Thursday, January 27, 2011

Innovation from Delphi Wiki

Implanting a bio sensor under a person's skin to monitor blood glucose and oxygen levels is a concept that is almost here. Powering such a device externally and reading the results is a technology borrowed from RFID chips and can work with a microprocessor with ample ROM and RAM. What is missing is the sensors themselves. These sensors must operate indefinitely without requiring consumable materials. One possibility is BioMatrix.
Two forces that support this concept are medical (obviously) and technical, from RFID technology and  sensors on a chip.
Governmental forces impede development in two ways: First, a "tax the rich" policy reduces the incentive for entrepreneurs to take risks on new products, since if they succeed, financial reward will be reduced. Second, increasing regulations add to the complexity of any new product, especially in medicine.
Legal forces also reduce the incentive for new medical devices since anything new in medicine is a target for lawsuits.
The Delphi method would be appropriate here with experts chosen from all related fields, especially including silicon chip designers and experts in legal medicine.
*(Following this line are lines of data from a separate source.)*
def debug_eval_many(polys, xs: bytes, device: int = 0) -> bytes:
    np_ = len(polys)
    assert len(xs) == 32 * np_ and all(len(p) % 32 == 0 for p in polys)
    arr = (ctypes.c_char_p * max(np_, 1))(*polys)
    lens = (c_size_t * max(np_, 1))(*[len(p) // 32 for p in polys])
    out, err = _out(32 * np_), _Err()
    _check(load().nzcb_debug_eval_many(device, np_, arr, lens, xs, out, ctypes.byref(err)), err)
    return bytes(out)[:32 * np_]


def debug_quotient(power: int, three: bool, npub: int, abcz: bytes, q: bytes, s: bytes, l: bytes, apub: bytes,
                   beta: bytes, gamma: bytes, alpha: bytes, k1: bytes, k2: bytes, device: int = 0) -> bytes:
    pts = (3 if three else 4) << power
    assert len(abcz) == 128 * pts and len(q) == 160 * pts and len(s) == 96 * pts
    assert len(l) == 32 * pts * max(npub, 1) and len(apub) == 32 * npub
    out, err = _out(32 * pts), _Err()
    _check(load().nzcb_debug_quotient(device, power, int(three), npub, abcz, q, s, l, apub, beta, gamma, alpha, k1, k2,
                                      out, ctypes.byref(err)), err)
    return bytes(out)[:32 * pts]


def guard_selftest(device: int = 0) -> None:
    err = _Err()
    _check(load().nzcb_debug_guard_selftest(device, ctypes.byref(err)), err)


class NzcbError(RuntimeError):
    def __init__(self, code: int, msg: str):
        super().__init__(msg)
        self.code = code
        self.name = ERROR_NAMES.get(code, str(code))


class _Err(ctypes.Structure):
    _fields_ = [("code", c_int), ("msg", c_char * 256)]


class NzcpParams(ctypes.Structure):
    _fields_ = [("is_live", ctypes.c_int32), ("max_tbs_bytes", ctypes.c_int32),
                ("max_array_len_vc", ctypes.c_int32), ("max_map_len_vc", ctypes.c_int32)]


class NzcpRecord(ctypes.Structure):
    _fields_ = [("status", ctypes.c_int32), ("detail", ctypes.c_int32), ("exp", ctypes.c_uint32),
                ("vc_pos", ctypes.c_int32), ("given_len", ctypes.c_int32), ("family_len", ctypes.c_int32),
                ("dob_len", ctypes.c_int32), ("nullifier_len", ctypes.c_int32),
                ("tbs_sha256", c_uint8 * 32), ("nullifier_sha512", c_uint8 * 64), ("nullifier", c_uint8 * 64),
                ("pub", (c_uint8 * 32) * 3)]


class NzcpPass(ctypes.Structure):
    _fields_ = [("status", ctypes.c_int32), ("detail", c_uint32), ("version", c_uint32), ("present", c_uint32),
                ("alg", ctypes.c_int32), ("kid_len", c_uint32), ("iss_len", c_uint32), ("cti_len", c_uint32),
                ("sig_len", c_uint32), ("cose_len", c_uint32), ("protected_off", c_uint32),
                ("protected_len", c_uint32), ("payload_off", c_uint32), ("payload_len", c_uint32),
                ("tbs_len", c_uint32), ("fits", c_uint32), ("nbf", c_uint64), ("exp", c_uint64),
                ("kid", c_uint8 * 32), ("cti", c_uint8 * 32), ("iss", c_uint8 * 64), ("sig", c_uint8 * 64),
                ("tbs_sha256", c_uint8 * 32)]


NZCP_LIVE = dict(is_live=1, max_tbs_bytes=351, max_array_len_vc=0, max_map_len_vc=4)
NZCP_EXAMPLE = dict(is_live=0, max_tbs_bytes=314, max_array_len_vc=0, max_map_len_vc=4)

LOG_FN = ctypes.CFUNCTYPE(None, c_void_p, ctypes.c_char_p)
MSM_SEND_FN = ctypes.CFUNCTYPE(c_int, c_void_p, c_int, c_void_p, c_size_t)
MSM_GATHER_FN = ctypes.CFUNCTYPE(c_int, c_void_p, c_int, POINTER(c_uint8), POINTER(c_uint8))
MSM_LAGRANGE = 0x100

class KeyFinding(ctypes.Structure):
    _fields_ = [("status", ctypes.c_int32), ("pairing_checks", c_uint32), ("index", ctypes.c_uint64),
                ("n_bad", ctypes.c_uint64), ("checked", ctypes.c_uint64)]


_lib = None
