__device__ __forceinline__ double gexp(double x)
{
    x = fmax(x, -750.0);
    const double n = __builtin_rint(x * 1.4426950408889634074);
    double r = __builtin_fma(n, -6.93147180369123816490e-01, x);
    r = __builtin_fma(n, -1.90821492927058770002e-10, r);
    double p = 1.6059043836821613e-10;
    p = __builtin_fma(p, r, 2.08767569878681e-09);
    p = __builtin_fma(p, r, 2.505210838544172e-08);
    p = __builtin_fma(p, r, 2.755731922398589e-07);
    p = __builtin_fma(p, r, 2.7557319223985893e-06);
    p = __builtin_fma(p, r, 2.48015873015873e-05);
    p = __builtin_fma(p, r, 1.984126984126984e-04);
// ... 15 lines not shown
{
    x = fmax(x, -750.0);
    const double k = __builtin_rint(x * 46.16624130844683);
    double r = __builtin_fma(k, -0.021660849219188094, x);
    r = __builtin_fma(k, -1.733101967801894e-10, r);
    const int ki = (int)k;
    const double tj = tab[ki & 31];
    double p = 1.984126984126984e-04;
    p = __builtin_fma(p, r, 1.388888888888889e-03);
    p = __builtin_fma(p, r, 8.333333333333333e-03);
    p = __builtin_fma(p, r, 4.1666666666666664e-02);
    p = __builtin_fma(p, r, 1.6666666666666666e-01);
    p = __builtin_fma(p, r, 0.5);
    p = __builtin_fma(p, r, 1.0);
    p = p * r;
    return __builtin_ldexp(__builtin_fma(tj, p, tj), ki >> 5);
}

__device__ __forceinline__ double gexp_scaled(double x, int E, const double *tab)
{
    x = fmax(x, -4.0e7);
    const double k = __builtin_rint(x * 46.16624130844683);
    double r = __builtin_fma(k, -0.021660849219188094, x);
    r = __builtin_fma(k, -1.733101967801894e-10, r);
    const int ki = (int)k;
    const double tj = tab[ki & 31];
    double p = 1.984126984126984e-04;
    p = __builtin_fma(p, r, 1.388888888888889e-03);
    p = __builtin_fma(p, r, 8.333333333333333e-03);
    p = __builtin_fma(p, r, 4.1666666666666664e-02);
    p = __builtin_fma(p, r, 1.6666666666666666e-01);
    p = __builtin_fma(p, r, 0.5);
    p = __builtin_fma(p, r, 1.0);
    p = p * r;
    int n = (ki >> 5) - E;
    n = n < -2000 ? -2000 : n;
    return __builtin_ldexp(__builtin_fma(tj, p, tj), n);
}
#ifndef GEXP_TAB_BITS
#define GEXP_TAB_BITS 11
#endif
#define GEXP_TAB_N (1 << GEXP_TAB_BITS)
#if GEXP_TAB_BITS == 11
#define GEXP_TAB_SCALE 2954.639443740597
#define GEXP_TAB_HI 0.00033845076904981397
#define GEXP_TAB_LO 2.7079718246904592e-12
#define GEXP_TAB_LN2N 0.00033845077175778578
#elif GEXP_TAB_BITS == 6
#define GEXP_TAB_SCALE 92.33248261689366
#define GEXP_TAB_HI 0.010830424609594047
#define GEXP_TAB_LO 8.66550983900947e-11
#define GEXP_TAB_LN2N 0.010830424696249145
#else
#error "GEXP_TAB_BITS must be 6 or 11"
#endif
__device__ __forceinline__ void gexp_tab_init(double *tab, int tid, int nthreads)
{
    for (int j = tid; j < GEXP_TAB_N; j += nthreads) tab[j] = exp2((double)j * (1.0 / GEXP_TAB_N));
}
__device__ __forceinline__ double gexp_tab_poly(double r)
{
#if GEXP_TAB_BITS == 11
    double p = 1.6666666666666666e-01;
#else
    double p = 8.333333333333333e-03;
    p = __builtin_fma(p, r, 4.1666666666666664e-02);
    p = __builtin_fma(p, r, 1.6666666666666666e-01);
#endif
    p = __builtin_fma(p, r, 0.5);
    p = __builtin_fma(p, r, 1.0);
    return p * r;
}
__device__ __forceinline__ void gexp_tab_reduce(double x, int &ki, double &r)
{
    const double k = __builtin_rint(x * GEXP_TAB_SCALE);
#ifdef GEXP_TAB_TWO_STEP
    r = __builtin_fma(k, -GEXP_TAB_HI, x);
    r = __builtin_fma(k, -GEXP_TAB_LO, r);
#else
    r = __builtin_fma(k, -GEXP_TAB_LN2N, x);
#endif
    ki = (int)k;
}
__device__ __forceinline__ double gexp_tab_finish(int ki, double r, int E, const double *tab)
{
    const double tj = tab[ki & (GEXP_TAB_N - 1)];
    return __builtin_ldexp(__builtin_fma(tj, gexp_tab_poly(r), tj), (ki >> GEXP_TAB_BITS) - E);
}
__device__ __forceinline__ double gexp_tab_scaled(double x, int E, const double *tab)
{
    int ki;
    double r;
    gexp_tab_reduce(x, ki, r);
    return gexp_tab_finish(ki, r, E, tab);
}
__device__ __forceinline__ int gexp_tab_exponent(double x)
{
    return ((int)__builtin_rint(x * GEXP_TAB_SCALE)) >> GEXP_TAB_BITS;
}
__device__ __forceinline__ int gexp_exponent(double x)
{
    x = fmax(x, -4.0e7);
    return ((int)__builtin_rint(x * 46.16624130844683)) >> 5;
}

template <int CTRL> __device__ __forceinline__ int dpp_i32(int v) { return __builtin_amdgcn_update_dpp(0, v, CTRL, 0xf, 0xf, false); }
__device__ __forceinline__ int row_max_i32(int v)
{
    int o;
    o = dpp_i32<0x128>(v); v = o > v ? o : v;
    o = dpp_i32<0x124>(v); v = o > v ? o : v;
    o = dpp_i32<0x122>(v); v = o > v ? o : v;
    o = dpp_i32<0x121>(v); v = o > v ? o : v;
    return v;
}

__device__ __forceinline__ int row_min_i32(int v)
{
    int o;
    o = dpp_i32<0x128>(v); v = o < v ? o : v;
    o = dpp_i32<0x124>(v); v = o < v ? o : v;
    o = dpp_i32<0x122>(v); v = o < v ? o : v;
    o = dpp_i32<0x121>(v); v = o < v ? o : v;
    return v;
}
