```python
class GemmDesc(Structure):
    _fields_ = [("X", c_void_p), ("W", c_void_p), ("bias", c_void_p), ("gamma", c_void_p), ("residual", c_void_p),
                ("C", c_void_p), ("workspace", c_void_p),
                ("M", c_int), ("N", c_int), ("K", c_int), ("ldx", c_int), ("ldc", c_int), ("ldres", c_int),
                ("epilogue", c_int), ("out_f32", c_int), ("splitk", c_int),
                ("B", c_int), ("H", c_int), ("Win", c_int), ("Cin", c_int), ("KH", c_int), ("KW", c_int),
                ("stride", c_int), ("pad", c_int), ("Ho", c_int), ("Wo", c_int), ("dtype", c_int),
                ("gn_partial", c_void_p), ("gn_groups", c_int), ("gn_hw", c_int), ("variant", c_int),
                ("ln_stats", c_void_p), ("ln_colsum", c_void_p), ("ln_nslab", c_int), ("ln_eps", c_float),
# ... 316 lines not shown


class RepackBnFold(Structure):
    _fields_ = [(n, c_void_p) for n in ("w", "b", "bn_w", "bn_b", "mean", "var", "w_out", "b_out")] + [
        ("w_numel", c_longlong), ("c_numel", c_longlong), ("C", c_int), ("K", c_int), ("eps", c_float), ("pad", c_int)]


class RepackMatFold(Structure):
    _fields_ = [(n, c_void_p) for n in ("A", "B", "add", "out32", "out64")] + [
        (n, c_longlong) for n in ("a_numel", "b_numel", "add_numel", "out32_numel", "out64_numel")] + [
        (n, c_int) for n in ("M", "N", "K", "a_rs", "b_rs", "ld32", "ld64", "b_f64", "level", "pad")]


class RepackInfo(Structure):
    _fields_ = [(n, c_longlong) for n in ("bytes", "off_chunks", "off_bn", "off_mat", "off_mchunks")] + [
        (n, c_int) for n in ("n_entries", "n_chunks", "n_bn", "n_bn_blocks", "n_mat", "n_mchunks0", "n_mchunks1", "pad")]


REPACK_PROTOTYPES = {
    "gpr_tables_bytes": ([POINTER(RepackEntry), c_int, POINTER(RepackBnFold), c_int, POINTER(RepackMatFold), c_int], c_longlong),
    "gpr_tables_upload": ([POINTER(RepackEntry), c_int, POINTER(RepackBnFold), c_int, POINTER(RepackMatFold), c_int, _P, _P, c_longlong,
                           POINTER(RepackInfo), _P], c_int),
    "gpr_repack": ([_P, POINTER(RepackInfo), _P], c_int),
}
GPR_CHUNK, GPR_REPACK_LAUNCHES, GPR_REPACK_LAUNCHES_F32, GPR_MAX_ENTRIES, GPR_MAX_DIMS = 4096, 4, 3, 65536, 4
GPR_KIND_F32, GPR_KIND_F16, GPR_KIND_SPLIT = 0, 1, 2

TRAINDATA_PROTOTYPES = {
    "gpt_crop_train": ([_P] * 21 + [c_int] * 7 + [_P], c_int),
    "gpt_mask_deform": ([_P] * 3 + [c_ulonglong, _P, c_int, c_int, _P], c_int),
}
GPT_MAX_PIXELS, GPT_TRAIN_BATCH_LAUNCHES = 65536, 2

_lib = None


class GivePoseHipError(RuntimeError):
    pass


def load():
    global _lib
    if _lib is not None:
        return _lib
    if not os.path.exists(LIB_PATH):
        raise GivePoseHipError(
            f"{LIB_PATH} not found: build it with `python -m givepose_amd.build` (hipcc --offload-arch=gfx950). "
            "There is no CPU or PyTorch fallback for the product path.")
    lib = ctypes.CDLL(LIB_PATH)
    for name, (argtypes, restype) in (list(PROTOTYPES.items()) + list(ALIGN_PROTOTYPES.items()) + list(LOSS_PROTOTYPES.items())
                                      + list(GRAD_PROTOTYPES.items()) + list(HEADGRAD_PROTOTYPES.items())
                                      + list(XYZGRAD_PROTOTYPES.items()) + list(XYZGRAD_BF16_PROTOTYPES.items()) + list(ENCGRAD_PROTOTYPES.items())
                                      + list(ENCGRAD_ORDERED_PROTOTYPES.items())
                                      + list(BBGRAD_PROTOTYPES.items()) + list(BBGRAD_BF16_PROTOTYPES.items()) + list(OPTIM_PROTOTYPES.items())
                                      + list(SIZEGRAD_PROTOTYPES.items()) + list(ACCUM_PROTOTYPES.items())
                                      + list(REPACK_PROTOTYPES.items()) + list(TRAINDATA_PROTOTYPES.items())
                                      + list(ADAM_PROTOTYPES.items())):
        fn = getattr(lib, name)
        fn.argtypes = argtypes
        fn.restype = restype
    if lib.gp_version() != ABI_VERSION:
        raise GivePoseHipError(f"{LIB_PATH}: ABI version {lib.gp_version()}, this package needs {ABI_VERSION}: rebuild with "
                               "`python -m givepose_amd.build`")
    _lib = lib
    return lib


def check(rc, what=""):
    if rc != 0:
        msg = load().gp_last_error()
        raise GivePoseHipError(f"{what} failed ({rc}): {msg.decode() if msg else ''}")


_capturing = 0


def capturing():
    return _capturing > 0
```

givepose_amd/build.py:

```python
import os
import subprocess
import sys

HERE = os.path.dirname(os.path.abspath(__file__))
CSRC = os.path.join(HERE, "csrc")
OBJ = os.path.join(HERE, "csrc", "build")
LIB = os.path.join(HERE, "libgivepose_hip.so")
SOURCES = ["runtime.hip", "gemm.hip", "mlp.hip", "dcnv3.hip", "dcnv3_any.hip", "norm.hip", "misc.hip", "scalenet.hip", "evalmap.hip", "align.hip", "loss.hip", "lossgrad.hip", "pnpgrad.hip", "xyzgrad.hip", "encgrad.hip", "encscatter.hip", "bbgrad.hip", "optim.hip", "sizegrad.hip", "accum.hip", "repack.hip", "traindata.hip", "adam.hip"]
HIPCC = os.environ.get("HIPCC", "/opt/rocm/bin/hipcc")
FLAGS = ["-O3", "--offload-arch=gfx950", "-fPIC", "-std=c++17", "-Wno-unused-value"]
if os.environ.get("GP_PACKED_FP32") != "1":
    FLAGS += ["-Xclang", "-target-feature", "-Xclang", "-packed-fp32-ops", "-Wno-unknown-warning-option"]
EXTRA = os.environ.get("GP_EXTRA_HIPCC_FLAGS", "").split()
TAG = os.environ.get("GP_BUILD_TAG", "")
if EXTRA and not TAG:
    raise RuntimeError("GP_EXTRA_HIPCC_FLAGS needs GP_BUILD_TAG: an investigation build must not overwrite the product library")
if TAG:
    OBJ = os.path.join(HERE, "csrc", "build", "tag_" + TAG)
    LIB = os.path.join(HERE, f"libgivepose_hip_{TAG}.so")
    FLAGS += EXTRA


def _newer(a, b):
    return not os.path.exists(b) or os.path.getmtime(a) > os.path.getmtime(b)


def build(force=False, verbose=True):
    os.makedirs(OBJ, exist_ok=True)
    deps = [os.path.join(CSRC, "common.hpp"), os.path.join(HERE, "..", "include", "givepose_hip.h"),
            os.path.join(HERE, "..", "include", "givepose_align.h"), os.path.join(CSRC, "align_math.hpp"),
            os.path.join(HERE, "..", "include", "givepose_loss.h"), os.path.join(HERE, "..", "include", "givepose_grad.h"),
            os.path.join(HERE, "..", "include", "givepose_headgrad.h"), os.path.join(HERE, "..", "include", "givepose_xyzgrad.h"),
            os.path.join(HERE, "..", "include", "givepose_encgrad.h"), os.path.join(HERE, "..", "include", "givepose_bbgrad.h"),
            os.path.join(HERE, "..", "include", "givepose_optim.h"), os.path.join(HERE, "..", "include", "givepose_sizegrad.h"),
            os.path.join(HERE, "..", "include", "givepose_accum.h"), os.path.join(HERE, "..", "include", "givepose_repack.h"),
            os.path.join(HERE, "..", "include", "givepose_traindata.h"), os.path.join(CSRC, "grad_gemm.hpp"), os.path.join(CSRC, "grad_gemm_bf16.hpp"),
            os.path.join(HERE, "..", "include", "givepose_bbgrad_bf16.h"), os.path.join(CSRC, "xyz_conv_prec.hpp"),
            os.path.join(HERE, "..", "include", "givepose_xyzgrad_bf16.h"),
            os.path.join(HERE, "..", "include", "givepose_encgrad_ordered.h"), os.path.join(CSRC, "encscatter.hpp"),
            os.path.join(HERE, "..", "include", "givepose_adam.h")]
    objs, procs = [], []
    for src in SOURCES:
        s, o = os.path.join(CSRC, src), os.path.join(OBJ, src.replace(".hip", ".o"))
        objs.append(o)
        if force or _newer(s, o) or any(_newer(d, o) for d in deps):
            if verbose:
                print("hipcc", src, flush=True)
            procs.append((src, subprocess.Popen([HIPCC, *FLAGS, "-c", s, "-o", o])))
    for src, p in procs:
        if p.wait() != 0:
            raise RuntimeError(f"hipcc failed on {src}")
    if force or procs or not os.path.exists(LIB) or any(_newer(o, LIB) for o in objs):
        subprocess.check_call([HIPCC, "--offload-arch=gfx950", "-shared", "-fPIC", "-o", LIB, *objs])
        if verbose:
            print("linked", LIB)
    return LIB
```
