__global__ void transpose_strided_kernel(int R, int C, const float* __restrict__ in, size_t ldi,
                                         float* __restrict__ out, size_t ldo) {
  __shared__ float tile[32][33];
  int c = blockIdx.x * 32 + threadIdx.x, r0 = blockIdx.y * 32;
  for (int j = threadIdx.y; j < 32; j += 8)
    if (r0 + j < R && c < C) tile[j][threadIdx.x] = in[(size_t)(r0 + j) * ldi + c];
  __syncthreads();
  int r = r0 + threadIdx.x, c0 = blockIdx.x * 32;
  for (int j = threadIdx.y; j < 32; j += 8)
    if (c0 + j < C && r < R) out[(size_t)(c0 + j) * ldo + r] = tile[threadIdx.x][j];
}

int transpose_strided(int R, int C, const float* in, size_t ldi, float* out, size_t ldo, cudaStream_t st) {
  DS2_LAUNCH(transpose_strided_kernel, dim3(cdiv(C, 32), cdiv(R, 32)), dim3(32, 8), 0, st, R, C, in, ldi, out, ldo);
  return DS2_OK;
}
int transpose(int R, int C, const float* in, float* out, cudaStream_t st) {
  return transpose_strided(R, C, in, (size_t)C, out, (size_t)R, st);
}

static inline size_t k4(int K) { return (size_t)((K + 3) / 4 * 4); }

struct GemmTcWs { float *At, *Bt; };
static size_t gemm_tc_ws_carve(int transA, int transB, int M, int N, int K, void* base, GemmTcWs& w) {
  size_t off = 0;
  w.At = transA ? carve<float>(base, off, (size_t)M * k4(K) * 4) : nullptr;
  w.Bt = transB ? nullptr : carve<float>(base, off, (size_t)N * k4(K) * 4);
  return off;
}

size_t gemm_tc_workspace_bytes(int transA, int transB, int M, int N, int K) {
  GemmTcWs w;
  return gemm_tc_ws_carve(transA, transB, M, N, K, nullptr, w);
}

static bool tc_eligible(int M, int N, int K) { return K >= 32 && M >= 32 && N >= 16 && (long long)M * N * K >= (1 << 18); }

static int tile_n(int N) { return N > 128 ? 256 : 128; }

template <bool F16, int BN>
static int launch_gemm_tc(const CUtensorMap& tmA, const CUtensorMap& tmB, int M, int N, int K, float alpha, float beta,
                          float* C, int ldc, cudaStream_t st, const float* alpha_dev) {
  auto kern = gemm_tc_kernel<F16, BN>;
  constexpr int smem = gtc::Cfg<BN>::SMEM_BYTES;
  static DeviceOnce attr_once;
  if (attr_once.first()) {
    DS2_CHECK_CUDA(cudaFuncSetAttribute(kern, cudaFuncAttributeMaxDynamicSharedMemorySize, smem));
    attr_once.done();
  }
  dim3 grid(cdiv(N, BN), cdiv(M, gtc::BM));
  DS2_LAUNCH(kern, grid, gtc::THREADS, smem, st, tmA, tmB, M, N, K, alpha, beta, C, ldc, alpha_dev);
  return DS2_OK;
}

template <bool F16>
static int launch_gemm_tc(const CUtensorMap& tmA, const CUtensorMap& tmB, int M, int N, int K, float alpha, float beta,
                          float* C, int ldc, cudaStream_t st, const float* alpha_dev = nullptr) {
  if (tile_n(N) == 256) return launch_gemm_tc<F16, 256>(tmA, tmB, M, N, K, alpha, beta, C, ldc, st, alpha_dev);
  return launch_gemm_tc<F16, 128>(tmA, tmB, M, N, K, alpha, beta, C, ldc, st, alpha_dev);
}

Closed collaboration allows experts from competing organizations to participate without trade secret issues.

Friday, January 21, 2011

Neural Connectome

The following video may be found at http://www.ted.com/speakers/sebastian_seung.html





When I first started my quest for material on neural networks, I was afraid that there would be little  available on a computer science perspective. I am pleased to find that there is an abundance of material!
This video shows the technological challenges of pursuing the brain. The medical motivations are obvious, since if this technology can be perfected, our ability to treat and diagnose diseases  and other malfunctions of the nervous system will be greatly enhanced.
Although financial considerations exist in any research endeavor, the primary limitation in this area is lack of really brilliant people. There are many approaches to applying computer science techniques to biological neural networks, so there is plenty of room for many players.
The two points from the video that I would like to discuss are the ethical implications of this approach to defining who we are, and the technological requirements to achieve this sort of mapping for human beings.

Friday, January 14, 2011

Horizon Reports, 2009 & 2010

Does the heads up display in a military jet fighter count as Augmented Reality? In the 1950s, a "pipper" was projected on the inside of the windscreen as a computed gun sight to aid in dog fights with other aircraft. The computations took into account the relative velocities of the aircraft, projected bullet trajectories, etc. Not long after that, radar displays were also projected onto the windscreen along with an artificial horizon.  The 2010 Horizon Report claims that the first examples of AR occurred in the late 1960s.

In a modern fighter like the F-22 a great deal of study has been directed to how to display the needed information without overloading the pilot and without requiring him to shift his eyes down to the instrument panel during a tense situation. Modern researchers into augmented reality should be aware of this body of information so they do not reinvent the wheel.

Games drive consumer versions of augmented reality, but there are obviously many other applications. Of particular interest to me are surgical techniques augmented in real time with super high resolution ultrasound. As an engineer, I know that ultrasound has a lot of potential for improvements in resolution and discrimination. If this information can be presented in 3D and real time to the surgeon, many new surgical procedures become possible.

My two favorite topics in the 2009 report, Smart Objects and Semantic-Aware applications, did not make it into the 2010 report. Smart Objects may suffer from the "solution in search of a problem" problem, while Semantic-Aware Applications may require more difficult development than was anticipated. In both cases, time-to-adoption horizon was estimated at four to five years. Our ability to predict that far into the future is questionable.